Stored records
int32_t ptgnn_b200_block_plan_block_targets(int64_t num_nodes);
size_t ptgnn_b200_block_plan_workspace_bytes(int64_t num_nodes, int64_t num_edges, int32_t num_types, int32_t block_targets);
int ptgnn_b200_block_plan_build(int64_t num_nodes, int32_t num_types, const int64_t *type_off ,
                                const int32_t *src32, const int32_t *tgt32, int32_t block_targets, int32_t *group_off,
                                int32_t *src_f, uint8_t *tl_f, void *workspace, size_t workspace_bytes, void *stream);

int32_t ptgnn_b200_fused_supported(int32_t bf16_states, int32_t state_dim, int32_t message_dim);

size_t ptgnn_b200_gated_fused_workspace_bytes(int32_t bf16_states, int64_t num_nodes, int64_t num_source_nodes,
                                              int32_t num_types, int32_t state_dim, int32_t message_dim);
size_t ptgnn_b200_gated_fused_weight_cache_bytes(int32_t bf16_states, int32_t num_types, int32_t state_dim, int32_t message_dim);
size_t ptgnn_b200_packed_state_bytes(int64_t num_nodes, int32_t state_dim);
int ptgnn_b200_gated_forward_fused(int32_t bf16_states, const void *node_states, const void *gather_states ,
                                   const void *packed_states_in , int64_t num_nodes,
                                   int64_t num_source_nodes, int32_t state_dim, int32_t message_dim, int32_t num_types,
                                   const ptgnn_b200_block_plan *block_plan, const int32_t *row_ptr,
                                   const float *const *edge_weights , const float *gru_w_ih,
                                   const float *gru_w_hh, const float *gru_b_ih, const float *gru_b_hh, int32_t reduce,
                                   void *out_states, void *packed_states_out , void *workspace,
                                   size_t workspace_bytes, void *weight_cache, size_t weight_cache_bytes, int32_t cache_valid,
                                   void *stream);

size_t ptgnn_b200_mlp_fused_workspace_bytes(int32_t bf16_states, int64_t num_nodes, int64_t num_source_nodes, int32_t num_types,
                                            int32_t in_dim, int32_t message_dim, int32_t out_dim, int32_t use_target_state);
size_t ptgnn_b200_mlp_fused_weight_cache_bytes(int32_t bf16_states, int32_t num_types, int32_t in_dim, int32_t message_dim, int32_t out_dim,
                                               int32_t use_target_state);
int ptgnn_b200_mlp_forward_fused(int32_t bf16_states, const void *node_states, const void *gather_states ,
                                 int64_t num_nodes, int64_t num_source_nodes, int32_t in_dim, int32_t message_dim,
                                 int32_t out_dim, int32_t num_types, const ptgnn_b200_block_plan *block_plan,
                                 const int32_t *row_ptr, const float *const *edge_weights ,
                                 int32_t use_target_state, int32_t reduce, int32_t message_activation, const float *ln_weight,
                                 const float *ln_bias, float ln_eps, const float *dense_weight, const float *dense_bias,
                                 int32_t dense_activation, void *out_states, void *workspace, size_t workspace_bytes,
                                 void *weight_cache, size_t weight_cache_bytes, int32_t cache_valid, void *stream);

▶ Task goal: Please copy only these lines, exactly: the first line of the records through the line containing "int32_t *src_f, uint8_t", ends included.

▶ Result:
int32_t ptgnn_b200_block_plan_block_targets(int64_t num_nodes);
size_t ptgnn_b200_block_plan_workspace_bytes(int64_t num_nodes, int64_t num_edges, int32_t num_types, int32_t block_targets);
int ptgnn_b200_block_plan_build(int64_t num_nodes, int32_t num_types, const int64_t *type_off ,
                                const int32_t *src32, const int32_t *tgt32, int32_t block_targets, int32_t *group_off,
                                int32_t *src_f, uint8_t *tl_f, void *workspace, size_t workspace_bytes, void *stream);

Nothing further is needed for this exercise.